Had a lesson in making chapatis this week…
James and Pauline came for lunch on Tuesday and I went to buy flour. This was the deal: Pauline would show me how to make chapatis and then we’d all eat them. James prowled my house hungrily while Pauline and cooked and talked about hair-styles and relationships, in the kitchen.
The recipe is deceptively simple. Just take an unspecified amount of nap hal wheat flour, add a spoonful of sugar and a pinch of salt and mix, then add an unspecified amount of warm water and knead until the dough forms a beautiful cohesive lump that has just the right consistiency. (I don’t know, practise I suppose). Leave that to rest for ten minutes (or less when there are hungry men in the house, teaching themselves to juggle and looking through all your photographs), pour over an unspecified amount of oil and knead again (or was that before resting the doung? before I think, oh heck! why didn’t I take notes?) then pull small lumps off, one at a time, and roll them out on a floured borad. For extra texture in the finished bread cover one of these with oil and roll it up, then tie the roll in a knot to form a new lump and roll that out. Then place the flat breads in a hot dry hot pan to dry them out then fry them with a little oil for an unspecified amount of time until they are done. Can be eaten immediately or stored and re-heated later.

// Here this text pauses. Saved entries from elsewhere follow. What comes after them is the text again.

constexpr int PLAN_T = 256;
__global__ __launch_bounds__(PLAN_T) void plan_kernel(DeviceModel dm, BatchArgs a, int mode,
                                                  double log_p_in, int c_cap, ReadMeta *metas,
                                                  RowParam *rows, unsigned long long *bandtmp,
                                                  PlanTotals *totals, Lane3 *lane_f, Lane3 *lane_r,
                                                  int32_t *lane_offs) {
  const int rd = blockIdx.x;
  const int tid = threadIdx.x, lane = tid & 63;
  __shared__ unsigned long long sh_cells;
  __shared__ int sh_c;
  if (rd >= a.n_reads) return;
  if (tid == 0) {
    sh_cells = 0ull;
    sh_c = 1;
  }
  const int64_t s0 = a.sig_off[rd], r0 = a.ref_off[rd], a0 = a.anc_off[rd];
  const int64_t N64 = a.sig_off[rd + 1] - s0;
  const int64_t R64 = a.ref_off[rd + 1] - r0;
  const int64_t A64 = a.anc_off[rd + 1] - a0;
  const int nb = (int)(a.cb_off[rd + 1] - a.cb_off[rd]);
  const int na = (int)(a.ca_off[rd + 1] - a.ca_off[rd]);
  const int32_t *ref = a.reference + r0;
  const int32_t *cb = a.ctx_before + a.cb_off[rd];
  const int32_t *ca = a.ctx_after + a.ca_off[rd];
  const int32_t *anc = a.anchors + 2 * a0;
  const int N = (int)N64, R = (int)R64, A = (int)A64;
  const int bw = a.bandwidth, mel = a.mel;

  ReadMeta m;
  m.sig_off = s0;
  m.ref_off = r0;
  m.N = N;
  m.R = R;
  m.status = NVK_READ_OK;
  m.pad = 0;
  m.cells = 0;
  m.cw = 0;
  m.rsv = 0;
  int T;
  if (mode == PLAN_ALIGN_TRANS) {
    T = 2 * R;
    m.row_off = 2 * r0;
  } else {
    T = R + 1;
    m.row_off = r0 + rd;
  }
  m.T = T;
  m.c = 1;
  m.t_min = 0;
  m.n_steps = 0;

  int bad = read_is_bad(dm, a, rd, tid, PLAN_T);
  bad = __syncthreads_or(bad);
  if (bad) {
    m.status = NVK_READ_BAD_INPUT;
    if (tid == 0) metas[rd] = m;
    return;
  }

  unsigned long long *tbs = bandtmp + 2 * (r0 + rd);
  unsigned long long *tbe = tbs + (R + 1);
  plan_bands(anc, A, R, N, bw, tbs, tbe, lane, tid < 64);

  RowParam *rp = rows + m.row_off;
  int badband = 0;
  int plateau = 0;
  long long cells = 0;
  for (int r = tid; r < T; r += PLAN_T) {
    RowParam p;
    int bidx = (mode == PLAN_ALIGN_TRANS) ? (r + 1) / 2 : r;
    p.bs = (int)(unsigned int)tbs[bidx];
    p.be = (int)(unsigned int)tbe[bidx];
    if (p.be < p.bs) badband = 1;
    cells += (long long)(p.be - p.bs + 1);
    p.lo = p.bs;
    p.hi = p.be;
    p.mean = 0.0;
    p.ac = 0.0;
    p.mc = 0.0;
    p.mel = 0;
    p.off = 0;
    if (r + 1 < T) {
      if (mode == PLAN_ALIGN_TRANS && (r & 1)) {
        int i = r / 2;
        double m1 = dm.mean[kmer_id(dm, ref, R, cb, nb, ca, na, i)];
        double m2 = dm.mean[kmer_id(dm, ref, R, cb, nb, ca, na, i + 1)];
        p.ac = (m1 == m2) ? -INFINITY : log_p_in;
        p.mel = 0;
        plateau |= (m1 == m2) ? 1 : 0;
      } else {
        int i = (mode == PLAN_ALIGN_TRANS) ? r / 2 : r;
        int64_t id = kmer_id(dm, ref, R, cb, nb, ca, na, i);
        p.mean = dm.mean[id];
        p.ac = dm.ac[id];
        p.mc = dm.mc[id];
        p.mel = mel;
      }
    }
    rp[r] = p;
  }
  badband = __syncthreads_or(badband);
  if (mode != PLAN_ALIGN_TRANS)
    for (int r = tid; r + 2 < T; r += PLAN_T) plateau |= (rp[r].mean == rp[r + 1].mean) ? 1 : 0;
  plateau = __syncthreads_or(plateau);
  cells = wave_sum(cells);
  if (lane == 0) atomicAdd(&sh_cells, (unsigned long long)cells);
  __syncthreads();

  int cneed = 1;
  for (int r = tid; r < T; r += PLAN_T) {
    int lo = rp[r].bs, hi = rp[r].be;
    if (r > 0) {
      int pm = rp[r - 1].mel;
      lo = min(lo, rp[r - 1].bs + pm) - max(pm - 1, 0);
    }
    if (r + 1 < T) {
      int pm = rp[r].mel;
      hi = max(hi, rp[r + 1].be - pm) + max(pm - 1, 0);
    }
    rp[r].lo = lo;
    rp[r].hi = hi;
  }
  __syncthreads();
  const int idle = (mode == PLAN_ALIGN_TRANS) ? 2 : 1;
  for (int r = 64 + tid; r < T; r += PLAN_T) {
    int d = rp[r - 64].hi - rp[r].lo + idle;
    if (d >= 0) cneed = max(cneed, d / 64 + 1);
  }
  cneed = max(cneed, max(mel - 1, 1));
  cneed = wave_max(cneed);
  if (lane == 0) atomicMax(&sh_c, cneed);
  __syncthreads();
  const int c = sh_c;
  cells = (long long)sh_cells;
  const bool team = (c > c_cap);
  int cw = 0;
  if (team) {
    constexpr int TL = 64 * ALIGN3_TEAM_W;
    __shared__ int sh_cw;
    if (tid == 0) sh_cw = max(mel - 1, 1);
    __syncthreads();
    int need = 1;
    for (int r = TL + tid; r < T; r += PLAN_T) {
      int d = rp[r - TL].hi - rp[r].lo + idle;
      if (d >= 0) need = max(need, d / TL + 1);
    }
    need = wave_max(need);
    if (lane == 0) atomicMax(&sh_cw, need);
    __syncthreads();
    cw = sh_cw;
  }

  constexpr int VT = 2048;
  __shared__ int sh_k[VT], sh_x[VT], sh_S[VT];
  __shared__ int sh_var;
  const int gmin = max(mel - 1, 1);
  const bool neg_gaps = (mode == PLAN_ALIGN_TRANS) && mel <= 2;
  if (tid == 0) sh_var = 0;
  __syncthreads();
  if (!team && T <= VT && T > 64 && (neg_gaps || c > gmin)) {
    for (int r = tid; r < T; r += PLAN_T) {
      int g = 0;
      if (r > 0) {
        g = gmin;
        if (neg_gaps) g = max(1 - rp[r - 1].mel, max(rp[r - 1].lo - rp[r].lo, rp[r - 1].hi - rp[r].hi));
        g = min(g, c);
      }
      sh_S[r] = g;
      sh_x[r] = 0;
    }
    __syncthreads();
    if (tid < 64) {
      int carry = 0;
      for (int b0 = 0; b0 < T; b0 += 64) {
        const int r = b0 + lane;
        int v = r < T ? sh_S[r] : 0;
        for (int d = 1; d < 64; d <<= 1) {
          const int o = __shfl_up(v, d, 64);
          if (lane >= d) v += o;
        }
        v += carry;
        if (r < T) sh_S[r] = v;
        carry = __shfl(v, 63, 64);
      }
    }
    __syncthreads();
    for (int r = tid; r < T; r += PLAN_T)
      sh_k[r] = (r >= 64) ? rp[r - 64].hi - rp[r].lo + 1 + idle - (sh_S[r] - sh_S[r - 64]) : 0;
    __syncthreads();
    if (tid < 64) {
      const int NEG = -0x20000000;
      bool changed = true;
      int iter = 0;
      while (changed && iter < 64) {
        changed = false;
        ++iter;
        int carry = 0;
        for (int b0 = 0; b0 < T; b0 += 64) {
          const int r = b0 + lane;
          const int cur = r < T ? sh_x[r] : NEG;
          int v = cur;
          if (r < T && r >= 64) v = max(v, sh_x[r - 64] + sh_k[r]);
          for (int d = 1; d < 64; d <<= 1) {
            const int o = __shfl_up(v, d, 64);
            if (lane >= d) v = max(v, o);
          }
          v = max(v, carry);
          if (r < T) {
            changed |= (v != cur);
            sh_x[r] = v;
          }
          carry = __shfl(v, 63, 64);
        }
        int carryz = NEG;
        for (int b0 = ((T - 1) / 64) * 64; b0 >= 0; b0 -= 64) {
          const int r = b0 + lane;
          const int cur = r < T ? sh_x[r] : 0;
          const int U = r < T ? c * r - sh_S[r] : 0;
          int z = r < T ? cur - U : NEG;
          for (int d = 1; d < 64; d <<= 1) {
            const int o = __shfl_down(z, d, 64);
            if (lane + d < 64) z = max(z, o);
          }
          z = max(z, carryz);
          if (r < T) {
            const int nx = z + U;
            changed |= (nx != cur);
            sh_x[r] = nx;
          }
          carryz = __shfl(z, 0, 64);
        }
        changed = __any(changed);
      }
      if (lane == 0) sh_var = changed ? 0 : 1;
    }
    __syncthreads();
  }
  const bool var_ok = (sh_var != 0);
  const int x0 = var_ok ? sh_x[0] : 0;
  const int cu = team ? cw : c;
  for (int r = tid; r < T; r += PLAN_T) rp[r].off = var_ok ? sh_x[r] - x0 + sh_S[r] : cu * r;
  const int off_top = var_ok ? sh_x[T - 1] - x0 + sh_S[T - 1] : cu * (T - 1);
  if (lane_f && !badband) {
    __syncthreads();
    lane3_rows(rp, T, N, cw, lane_f + m.row_off, lane_r + m.row_off, lane_offs + m.row_off, tid, PLAN_T);
  }

  if (tid == 0) {
    int t_min = rp[0].lo;
    int t_max = rp[T - 1].hi + c * (T - 1);
    m.c = c;
    m.cw = cw;
    m.t_min = t_min;
    m.n_steps = t_max - t_min + 1;
    m.pad = rp[T - 1].hi + off_top - t_min + 1;
    m.pad = (m.pad + 31) & ~31;
    m.cells = cells;
    m.rsv = plateau ? 1 : 0;
    if (badband) m.status = NVK_READ_BAD_BAND;
    metas[rd] = m;
    if (!badband) {
      atomicMax(&totals->max_steps, m.n_steps);
      atomicMax(&totals->max_c, c);
      atomicMax(&totals->max_cw, cw);
      if (c > c_cap) atomicAdd(&totals->n_wide, 1);
      atomicMax(&totals->max_T, T);
      atomicAdd(&totals->cells, (unsigned long long)cells);
      atomicAdd(&totals->steps, (unsigned long long)m.pad);
    }
  }
}


__device__ __forceinline__ void gauss_params(const DeviceModel &dm, int64_t id, double *mean,
                                             double *ac, double *mc) {
  *mean = dm.mean[id];
  *ac = dm.ac[id];
  *mc = dm.mc[id];
}

__global__ __launch_bounds__(64) void plan_ell_kernel(DeviceModel dm, BatchArgs a, int wobbling,
                                                      EllPlan pl, unsigned long long *bandtmp,
                                                      PlanTotals *totals) {
  const int rd = blockIdx.x;
  const int lane = threadIdx.x;
  if (rd >= a.n_reads) return;
  const int64_t s0 = a.sig_off[rd], r0 = a.ref_off[rd], a0 = a.anc_off[rd];
  const int64_t N64 = a.sig_off[rd + 1] - s0;
  const int64_t R64 = a.ref_off[rd + 1] - r0;
  const int A = (int)(a.anc_off[rd + 1] - a0);
  const int nb = (int)(a.cb_off[rd + 1] - a.cb_off[rd]);
  const int na = (int)(a.ca_off[rd + 1] - a.ca_off[rd]);
  const int32_t *ref = a.reference + r0;
  const int32_t *cb = a.ctx_before + a.cb_off[rd];
  const int32_t *ca = a.ctx_after + a.ca_off[rd];
  const int32_t *anc = a.anchors + 2 * a0;
  const int N = (int)N64, R = (int)R64;

  ReadMeta m;
  m.sig_off = s0;
  m.ref_off = r0;
  m.row_off = r0;
  m.N = N;
  m.R = R;
  m.T = R;
  m.c = 1;
  m.t_min = 0;
  m.n_steps = 0;
  m.status = NVK_READ_OK;
  m.pad = 0;
  m.cells = 0;
  m.cw = 0;
  m.rsv = 0;

  int bad = read_is_bad(dm, a, rd, lane, 64);
  bad = __any(bad);
  if (bad) {
    m.status = NVK_READ_BAD_INPUT;
    if (lane == 0) pl.metas[rd] = m;
    return;
  }
  unsigned long long *tbs = bandtmp + 2 * (r0 + rd);
  unsigned long long *tbe = tbs + (R + 1);
  plan_bands(anc, A, R, N, a.bandwidth, tbs, tbe, lane);

  int32_t *bs = pl.bs + r0 + rd, *be = pl.be + r0 + rd, *rowoff = pl.rowoff + r0 + rd;
  int badband = 0;
  int carry = 0;
  for (int base = 0; base <= R; base += 64) {
    int r = base + lane;
    int w = 0;
    if (r <= R) {
      int b0 = (int)(unsigned int)tbs[r], b1 = (int)(unsigned int)tbe[r];
      bs[r] = b0;
      be[r] = b1;
      w = b1 - b0 + 1;
      if (w < 1) {
        badband = 1;
        w = 0;
      }
    }
    int inc = w;
    for (int d = 1; d < 64; d <<= 1) {
      int o = __shfl_up(inc, d, 64);
      if (lane >= d) inc += o;
    }
    if (r <= R) rowoff[r] = carry + inc - w;
    carry += __shfl(inc, 63, 64);
  }
  badband = __any(badband);
  const int cells = carry;
  __syncthreads();

  FusedParam *fw = pl.fwd + r0, *rv = pl.rev + r0;
  for (int j = lane; j < R; j += 64) {
    FusedParam f;
    f.has_wob = (j > 0 && wobbling) ? 1 : 0;
    f.a_mean = f.a_ac = f.a_mc = 0.0;
    if (f.has_wob) gauss_params(dm, kmer_id(dm, ref, R, cb, nb, ca, na, j - 1), &f.a_mean, &f.a_ac, &f.a_mc);
    gauss_params(dm, kmer_id(dm, ref, R, cb, nb, ca, na, j), &f.b_mean, &f.b_ac, &f.b_mc);
    f.wbs = bs[j];
    f.wbe = be[j];
    f.ebs = bs[j + 1];
    f.ebe = be[j + 1];
    f.store_off = rowoff[j + 1];
    f.pad0 = f.pad1 = 0;
    fw[j] = f;
    const int jj = j, i = R - jj;
    FusedParam g;
    g.has_wob = (i < R && wobbling) ? 1 : 0;
    g.a_mean = g.a_ac = g.a_mc = 0.0;
    if (g.has_wob) gauss_params(dm, kmer_id(dm, ref, R, cb, nb, ca, na, i), &g.a_mean, &g.a_ac, &g.a_mc);
    gauss_params(dm, kmer_id(dm, ref, R, cb, nb, ca, na, i - 1), &g.b_mean, &g.b_ac, &g.b_mc);
    g.wbs = N - be[i];
    g.wbe = N - bs[i];
    g.ebs = N - be[i - 1];
    g.ebe = N - bs[i - 1];
    g.store_off = rowoff[i - 1];
    g.pad0 = g.pad1 = 0;
    rv[jj] = g;
  }
  __syncthreads();
  int cneed = 1;
  for (int j = 64 + lane; j < R; j += 64) {
    int d1 = fw[j - 64].ebe - fw[j].wbs;
    int d2 = rv[j - 64].ebe - rv[j].wbs;
    int d = max(d1, d2);
    if (d >= 0) cneed = max(cneed, d / 64 + 1);
  }
  int c = wave_max(cneed);
  if (lane == 0) {
    m.c = c;
    m.cells = cells;
    m.n_steps = N + 1 + c * R;
    if (badband) m.status = NVK_READ_BAD_BAND;
    pl.metas[rd] = m;
    if (!badband) {
      atomicMax(&totals->max_steps, m.n_steps);
      atomicMax(&totals->max_c, c);
      atomicMax(&totals->max_T, R);
      atomicMax(&totals->max_W, cells);
      atomicAdd(&totals->cells, (unsigned long long)cells);
      atomicAdd(&totals->steps, (unsigned long long)m.n_steps);
    }
  }
}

African chapatis are thicker than Indian ones I have experienced, the knotting method gives them a layered texture and introduces more oil.
Delicious with, for example, a stew of green grams, spring onions and tomatoes (are green grams the same thing as mungbeans? Chris, do you know?) or as a snack with tea: spread with peanut butter!
I’m still enjoying the ones we made on Tuesday, it remains to be seen whether I can make them myself or whether I end up producing some pankake of my own invention.